● THE TASK:
Could you copy each line of the listing that holds "extern"?

THE RECORDS Block Start

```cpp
extern "C" int rs16_host_pass_consts_many(int prog, int T, uint32_t lo, size_t n, const uint64_t* s_in,
                                          const uint64_t* s_out, const uint64_t* s_seg, const uint64_t* s_rest,
                                          const uint32_t* qrow, uint32_t chunk, uint32_t row_base_in,
                                          uint32_t in_rows_mask, int diag, rs16_pass_consts* out) {
    if (prog < 0 || prog >= NUM_PROGS || T < 0 || T > 8 || !out) return 0;
    const PassKernel& k = pass_kernel_of(prog, T);
    if (!k.fn) return 0;
    PassArgs a{};
    a.lo = lo, a.chunk = chunk, a.row_base_in = row_base_in, a.in_rows_mask = in_rows_mask;
    a.diag = (uint32_t)diag;
    for (size_t i = 0; i < n; i++) {
        a.S_in = s_in[i], a.S_out = s_out[i], a.S_seg = s_seg[i], a.S_rest = s_rest[i], a.qrow = qrow[i];
        const PassConsts c = pass_launch_consts(k, T, a);
        rs16_pass_consts& o = out[i];
        o.voff32 = c.voff32, o.full_lanes = c.full_lanes, o.nslab = c.nslab;
        o.quads = (uint32_t)k.quads, o.threads = (uint32_t)k.threads;
        o.load_shb = (uint32_t)k.load_shb, o.store_shb = (uint32_t)k.store_shb;
        o.reg_bits = (uint32_t)k.reg_bits, o.row_sets = k.quads >= 64 ? 1u : 64u / (uint32_t)k.quads;
        o.rs_in = c.rs_in, o.rs_seg = c.rs_seg, o.rs_out = c.rs_out;
    }
    return 1;
}
extern "C" int rs16_host_pass_consts(int prog, int T, uint32_t lo, uint64_t s_in, uint64_t s_out, uint64_t s_seg,
                                     uint64_t s_rest, uint32_t qrow, uint32_t chunk, uint32_t row_base_in,
                                     uint32_t in_rows_mask, int diag, rs16_pass_consts* out) {
    return rs16_host_pass_consts_many(prog, T, lo, 1, &s_in, &s_out, &s_seg, &s_rest, &qrow, chunk, row_base_in,
                                      in_rows_mask, diag, out);
}
extern "C" int rs16_host_update_consts(uint32_t rows, uint64_t shard_bytes, uint32_t n, uint32_t* quads_per_lane,
                                       uint32_t* nslab, uint32_t* rows_per_wave, uint64_t* blocks) {
    if (shard_bytes == 0 || (shard_bytes & 63) != 0 || shard_bytes / 8 > 0xFFFFFFFFu) return 0;
    UpdateArgs a{};
    a.S = shard_bytes, a.qrow = (uint32_t)(shard_bytes / 8), a.rows = rows;
    uint64_t nb;
    if (!update_launch_consts(a, n, &nb)) return 0;
    if (quads_per_lane) *quads_per_lane = a.quads_per_lane;
// ... 47 lines not shown
        for (uint32_t i = 0; i < g.a_count; i++) a += f[i] != 0;
        for (uint32_t i = 0; i < g.b_count; i++) b += f[GF_ORDER + i] != 0;
    } else {
        const size_t chunks = ((size_t)g.n + 63) / 64;
        std::vector<uint32_t> c(2 * chunks);
        RS16_HIP(hipMemcpy(c.data(), e->ev_main.rcount.p, c.size() * 4, hipMemcpyDeviceToHost));
        for (size_t i = 0; i < chunks; i++) a += c[2 * i], b += c[2 * i + 1];
    }
    const uint64_t want_o = g.high ? g.b_recv : g.a_recv, want_r = g.high ? g.a_recv : g.b_recv;
    const uint64_t got_o = g.high ? b : a, got_r = g.high ? a : b;
    if (got_o != want_o || got_r != want_r) return set_error(err, RS16_INVALID_ARGUMENT, got_o, got_r);
    return set_error(err, RS16_OK);
}
static constexpr int DIAG_ALL = DIAG_FORCE_VOFF64 | DIAG_EVAL_TWO_KERNEL | DIAG_EVAL_FULL | DIAG_NO_COLUMN |
                                DIAG_FORCE_COLUMN | DIAG_TILE_LAST | DIAG_NO_TILE_LAST | DIAG_FD_LDS |
                                DIAG_COL_RADIX4 | DIAG_NO_IDENTITY | DIAG_NO_MID_DIRECT | DIAG_WIDE_TWIDDLES;
extern "C" int rs16_engine_set_diagnostics(rs16_engine* e, int flags) {
    const int old = e->diag;
    e->diag = flags & DIAG_ALL;
    return old;
}
static std::atomic<int> g_default_diag{0};
extern "C" int rs16_set_diagnostics(int flags) { return g_default_diag.exchange(flags & DIAG_ALL); }
extern "C" int rs16_prog_count(void) { return NUM_PROF; }
extern "C" const char* rs16_prog_name(int prog) {
    static const char* names[] = {"GEN_FFT",   "GEN_IFFT",   "ENC_FIRST",     "ENC_MID",
                                  "ENC_LAST",  "ENC_SINGLE", "DEC_FIRST",     "DEC_MID",
                                  "DEC_LAST",  "DEC_SINGLE", "DEC_HALF_LAST", "DEC_HALF_SINGLE",
                                  "DEC_HALF_FIRST", "DEC_HALF_MID", "EVAL_POLY", "COL_ENC", "COL_DEC",
                                  "DEC_MID_DIRECT", "DEC_TILE_LAST"};
    static_assert(sizeof names / sizeof names[0] == NUM_PROF, "profiling names");
// ... 1546 lines not shown
```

THE RECORDS Block End

● COMPLETED TASK:
extern "C" int rs16_host_pass_consts_many(int prog, int T, uint32_t lo, size_t n, const uint64_t* s_in,
extern "C" int rs16_host_pass_consts(int prog, int T, uint32_t lo, uint64_t s_in, uint64_t s_out, uint64_t s_seg,
extern "C" int rs16_host_update_consts(uint32_t rows, uint64_t shard_bytes, uint32_t n, uint32_t* quads_per_lane,
extern "C" int rs16_engine_set_diagnostics(rs16_engine* e, int flags) {
extern "C" int rs16_set_diagnostics(int flags) { return g_default_diag.exchange(flags & DIAG_ALL); }
extern "C" int rs16_prog_count(void) { return NUM_PROF; }
extern "C" const char* rs16_prog_name(int prog) {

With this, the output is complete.